▶ _WHAT THE EXERCISE ASKS_
Retype the data below, every word of it, exactly.

▶ _Records drawn from a dataset_
┌────────
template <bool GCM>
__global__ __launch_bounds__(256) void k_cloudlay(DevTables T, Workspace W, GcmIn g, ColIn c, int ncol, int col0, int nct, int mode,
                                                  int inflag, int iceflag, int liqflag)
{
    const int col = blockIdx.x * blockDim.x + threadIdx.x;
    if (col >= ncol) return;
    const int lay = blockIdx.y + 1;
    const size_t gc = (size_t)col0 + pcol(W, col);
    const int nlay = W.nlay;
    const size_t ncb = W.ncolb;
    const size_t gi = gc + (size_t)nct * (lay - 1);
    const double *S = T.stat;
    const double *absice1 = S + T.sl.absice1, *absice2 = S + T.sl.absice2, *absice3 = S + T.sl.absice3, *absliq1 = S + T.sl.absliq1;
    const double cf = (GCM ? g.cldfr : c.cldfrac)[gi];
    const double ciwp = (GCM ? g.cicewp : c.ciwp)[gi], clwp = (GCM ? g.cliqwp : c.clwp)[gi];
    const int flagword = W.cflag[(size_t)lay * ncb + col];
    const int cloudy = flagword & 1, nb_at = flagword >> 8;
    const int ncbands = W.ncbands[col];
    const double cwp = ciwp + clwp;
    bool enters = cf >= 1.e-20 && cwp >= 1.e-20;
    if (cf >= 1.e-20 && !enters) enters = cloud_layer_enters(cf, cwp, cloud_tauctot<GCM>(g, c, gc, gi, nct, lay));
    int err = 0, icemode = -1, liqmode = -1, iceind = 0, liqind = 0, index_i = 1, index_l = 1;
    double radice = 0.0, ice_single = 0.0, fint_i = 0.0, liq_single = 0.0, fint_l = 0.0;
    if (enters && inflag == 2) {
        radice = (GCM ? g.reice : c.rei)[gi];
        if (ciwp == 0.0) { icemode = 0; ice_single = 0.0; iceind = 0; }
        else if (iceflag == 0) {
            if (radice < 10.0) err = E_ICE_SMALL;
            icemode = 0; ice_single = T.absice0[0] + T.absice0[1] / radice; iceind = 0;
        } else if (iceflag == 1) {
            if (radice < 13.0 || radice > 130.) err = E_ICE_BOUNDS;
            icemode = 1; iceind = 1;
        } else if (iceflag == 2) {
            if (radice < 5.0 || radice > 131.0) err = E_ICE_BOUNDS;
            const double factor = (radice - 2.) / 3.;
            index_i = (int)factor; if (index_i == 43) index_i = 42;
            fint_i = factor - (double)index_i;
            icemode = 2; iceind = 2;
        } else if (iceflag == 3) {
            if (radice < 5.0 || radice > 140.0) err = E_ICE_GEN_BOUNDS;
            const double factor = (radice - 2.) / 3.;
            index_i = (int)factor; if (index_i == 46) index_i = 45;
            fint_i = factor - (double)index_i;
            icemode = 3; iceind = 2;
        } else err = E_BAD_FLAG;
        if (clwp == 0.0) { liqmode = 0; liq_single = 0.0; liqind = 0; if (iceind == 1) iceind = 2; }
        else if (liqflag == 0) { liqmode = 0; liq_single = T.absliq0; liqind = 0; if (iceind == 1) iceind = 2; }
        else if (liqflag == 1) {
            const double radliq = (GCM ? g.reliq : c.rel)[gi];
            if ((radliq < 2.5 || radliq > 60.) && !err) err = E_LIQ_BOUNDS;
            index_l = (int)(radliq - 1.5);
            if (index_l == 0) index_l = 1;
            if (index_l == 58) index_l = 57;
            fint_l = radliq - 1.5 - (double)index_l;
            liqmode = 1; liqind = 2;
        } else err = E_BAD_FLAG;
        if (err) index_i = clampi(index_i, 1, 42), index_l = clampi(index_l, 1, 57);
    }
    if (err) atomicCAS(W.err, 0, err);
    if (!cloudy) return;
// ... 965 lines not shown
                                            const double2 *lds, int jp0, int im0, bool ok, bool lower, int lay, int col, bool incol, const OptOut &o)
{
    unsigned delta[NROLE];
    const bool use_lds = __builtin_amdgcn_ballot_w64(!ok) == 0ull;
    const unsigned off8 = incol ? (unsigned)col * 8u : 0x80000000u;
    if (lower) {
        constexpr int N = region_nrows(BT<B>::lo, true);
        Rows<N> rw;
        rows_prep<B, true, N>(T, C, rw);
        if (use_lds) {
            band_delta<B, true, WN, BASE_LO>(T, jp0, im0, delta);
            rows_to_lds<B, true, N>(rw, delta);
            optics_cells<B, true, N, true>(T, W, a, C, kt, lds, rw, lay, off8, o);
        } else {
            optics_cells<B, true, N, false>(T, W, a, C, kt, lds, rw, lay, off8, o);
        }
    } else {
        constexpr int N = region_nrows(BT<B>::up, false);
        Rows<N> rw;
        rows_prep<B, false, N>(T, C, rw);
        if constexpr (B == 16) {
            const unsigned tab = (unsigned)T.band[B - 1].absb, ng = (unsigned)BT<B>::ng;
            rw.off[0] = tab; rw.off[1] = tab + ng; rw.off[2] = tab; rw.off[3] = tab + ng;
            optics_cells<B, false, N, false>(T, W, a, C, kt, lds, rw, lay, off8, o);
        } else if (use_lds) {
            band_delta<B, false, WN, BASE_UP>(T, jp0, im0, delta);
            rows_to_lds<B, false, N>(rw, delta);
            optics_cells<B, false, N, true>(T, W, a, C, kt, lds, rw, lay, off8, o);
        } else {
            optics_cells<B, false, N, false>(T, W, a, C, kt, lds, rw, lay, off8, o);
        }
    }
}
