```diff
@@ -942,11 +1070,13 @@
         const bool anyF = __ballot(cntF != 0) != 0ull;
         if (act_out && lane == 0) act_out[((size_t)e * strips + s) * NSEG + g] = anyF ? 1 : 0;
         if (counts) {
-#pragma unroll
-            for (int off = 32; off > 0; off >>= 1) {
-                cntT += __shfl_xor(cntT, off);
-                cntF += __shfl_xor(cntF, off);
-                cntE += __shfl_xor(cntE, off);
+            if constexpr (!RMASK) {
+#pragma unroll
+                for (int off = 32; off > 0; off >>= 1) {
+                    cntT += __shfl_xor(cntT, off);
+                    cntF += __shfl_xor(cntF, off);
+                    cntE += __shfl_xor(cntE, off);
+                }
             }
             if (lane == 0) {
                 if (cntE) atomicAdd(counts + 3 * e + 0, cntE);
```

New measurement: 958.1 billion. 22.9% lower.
└────────
▶ _WRITTEN ANSWER_
template <bool GCM>
__global__ __launch_bounds__(256) void k_cloudlay(DevTables T, Workspace W, GcmIn g, ColIn c, int ncol, int col0, int nct, int mode,
                                                  int inflag, int iceflag, int liqflag)
{
    const int col = blockIdx.x * blockDim.x + threadIdx.x;
    if (col >= ncol) return;
    const int lay = blockIdx.y + 1;
    const size_t gc = (size_t)col0 + pcol(W, col);
    const int nlay = W.nlay;
    const size_t ncb = W.ncolb;
    const size_t gi = gc + (size_t)nct * (lay - 1);
    const double *S = T.stat;
    const double *absice1 = S + T.sl.absice1, *absice2 = S + T.sl.absice2, *absice3 = S + T.sl.absice3, *absliq1 = S + T.sl.absliq1;
    const double cf = (GCM ? g.cldfr : c.cldfrac)[gi];
    const double ciwp = (GCM ? g.cicewp : c.ciwp)[gi], clwp = (GCM ? g.cliqwp : c.clwp)[gi];
    const int flagword = W.cflag[(size_t)lay * ncb + col];
    const int cloudy = flagword & 1, nb_at = flagword >> 8;
    const int ncbands = W.ncbands[col];
    const double cwp = ciwp + clwp;
    bool enters = cf >= 1.e-20 && cwp >= 1.e-20;
    if (cf >= 1.e-20 && !enters) enters = cloud_layer_enters(cf, cwp, cloud_tauctot<GCM>(g, c, gc, gi, nct, lay));
    int err = 0, icemode = -1, liqmode = -1, iceind = 0, liqind = 0, index_i = 1, index_l = 1;
    double radice = 0.0, ice_single = 0.0, fint_i = 0.0, liq_single = 0.0, fint_l = 0.0;
    if (enters && inflag == 2) {
        radice = (GCM ? g.reice : c.rei)[gi];
        if (ciwp == 0.0) { icemode = 0; ice_single = 0.0; iceind = 0; }
        else if (iceflag == 0) {
            if (radice < 10.0) err = E_ICE_SMALL;
            icemode = 0; ice_single = T.absice0[0] + T.absice0[1] / radice; iceind = 0;
        } else if (iceflag == 1) {
            if (radice < 13.0 || radice > 130.) err = E_ICE_BOUNDS;
            icemode = 1; iceind = 1;
        } else if (iceflag == 2) {
            if (radice < 5.0 || radice > 131.0) err = E_ICE_BOUNDS;
            const double factor = (radice - 2.) / 3.;
            index_i = (int)factor; if (index_i == 43) index_i = 42;
            fint_i = factor - (double)index_i;
            icemode = 2; iceind = 2;
        } else if (iceflag == 3) {
            if (radice < 5.0 || radice > 140.0) err = E_ICE_GEN_BOUNDS;
            const double factor = (radice - 2.) / 3.;
            index_i = (int)factor; if (index_i == 46) index_i = 45;
            fint_i = factor - (double)index_i;
            icemode = 3; iceind = 2;
        } else err = E_BAD_FLAG;
        if (clwp == 0.0) { liqmode = 0; liq_single = 0.0; liqind = 0; if (iceind == 1) iceind = 2; }
        else if (liqflag == 0) { liqmode = 0; liq_single = T.absliq0; liqind = 0; if (iceind == 1) iceind = 2; }
        else if (liqflag == 1) {
            const double radliq = (GCM ? g.reliq : c.rel)[gi];
            if ((radliq < 2.5 || radliq > 60.) && !err) err = E_LIQ_BOUNDS;
            index_l = (int)(radliq - 1.5);
            if (index_l == 0) index_l = 1;
            if (index_l == 58) index_l = 57;
            fint_l = radliq - 1.5 - (double)index_l;
            liqmode = 1; liqind = 2;
        } else err = E_BAD_FLAG;
        if (err) index_i = clampi(index_i, 1, 42), index_l = clampi(index_l, 1, 57);
    }
    if (err) atomicCAS(W.err, 0, err);
    if (!cloudy) return;
// ... 965 lines not shown
                                            const double2 *lds, int jp0, int im0, bool ok, bool lower, int lay, int col, bool incol, const OptOut &o)
{
    unsigned delta[NROLE];
    const bool use_lds = __builtin_amdgcn_ballot_w64(!ok) == 0ull;
    const unsigned off8 = incol ? (unsigned)col * 8u : 0x80000000u;
    if (lower) {
        constexpr int N = region_nrows(BT<B>::lo, true);
        Rows<N> rw;
        rows_prep<B, true, N>(T, C, rw);
        if (use_lds) {
            band_delta<B, true, WN, BASE_LO>(T, jp0, im0, delta);
            rows_to_lds<B, true, N>(rw, delta);
            optics_cells<B, true, N, true>(T, W, a, C, kt, lds, rw, lay, off8, o);
        } else {
            optics_cells<B, true, N, false>(T, W, a, C, kt, lds, rw, lay, off8, o);
        }
    } else {
        constexpr int N = region_nrows(BT<B>::up, false);
        Rows<N> rw;
        rows_prep<B, false, N>(T, C, rw);
        if constexpr (B == 16) {
            const unsigned tab = (unsigned)T.band[B - 1].absb, ng = (unsigned)BT<B>::ng;
            rw.off[0] = tab; rw.off[1] = tab + ng; rw.off[2] = tab; rw.off[3] = tab + ng;
            optics_cells<B, false, N, false>(T, W, a, C, kt, lds, rw, lay, off8, o);
        } else if (use_lds) {
            band_delta<B, false, WN, BASE_UP>(T, jp0, im0, delta);
            rows_to_lds<B, false, N>(rw, delta);
            optics_cells<B, false, N, true>(T, W, a, C, kt, lds, rw, lay, off8, o);
        } else {
            optics_cells<B, false, N, false>(T, W, a, C, kt, lds, rw, lay, off8, o);
        }
    }
}
```diff
@@ -942,11 +1070,13 @@
         const bool anyF = __ballot(cntF != 0) != 0ull;
         if (act_out && lane == 0) act_out[((size_t)e * strips + s) * NSEG + g] = anyF ? 1 : 0;
         if (counts) {
-#pragma unroll
-            for (int off = 32; off > 0; off >>= 1) {
-                cntT += __shfl_xor(cntT, off);
-                cntF += __shfl_xor(cntF, off);
-                cntE += __shfl_xor(cntE, off);
+            if constexpr (!RMASK) {
+#pragma unroll
+                for (int off = 32; off > 0; off >>= 1) {
+                    cntT += __shfl_xor(cntT, off);
+                    cntF += __shfl_xor(cntF, off);
+                    cntE += __shfl_xor(cntE, off);
+                }
             }
             if (lane == 0) {
                 if (cntE) atomicAdd(counts + 3 * e + 0, cntE);
```

New measurement: 958.1 billion. 22.9% lower.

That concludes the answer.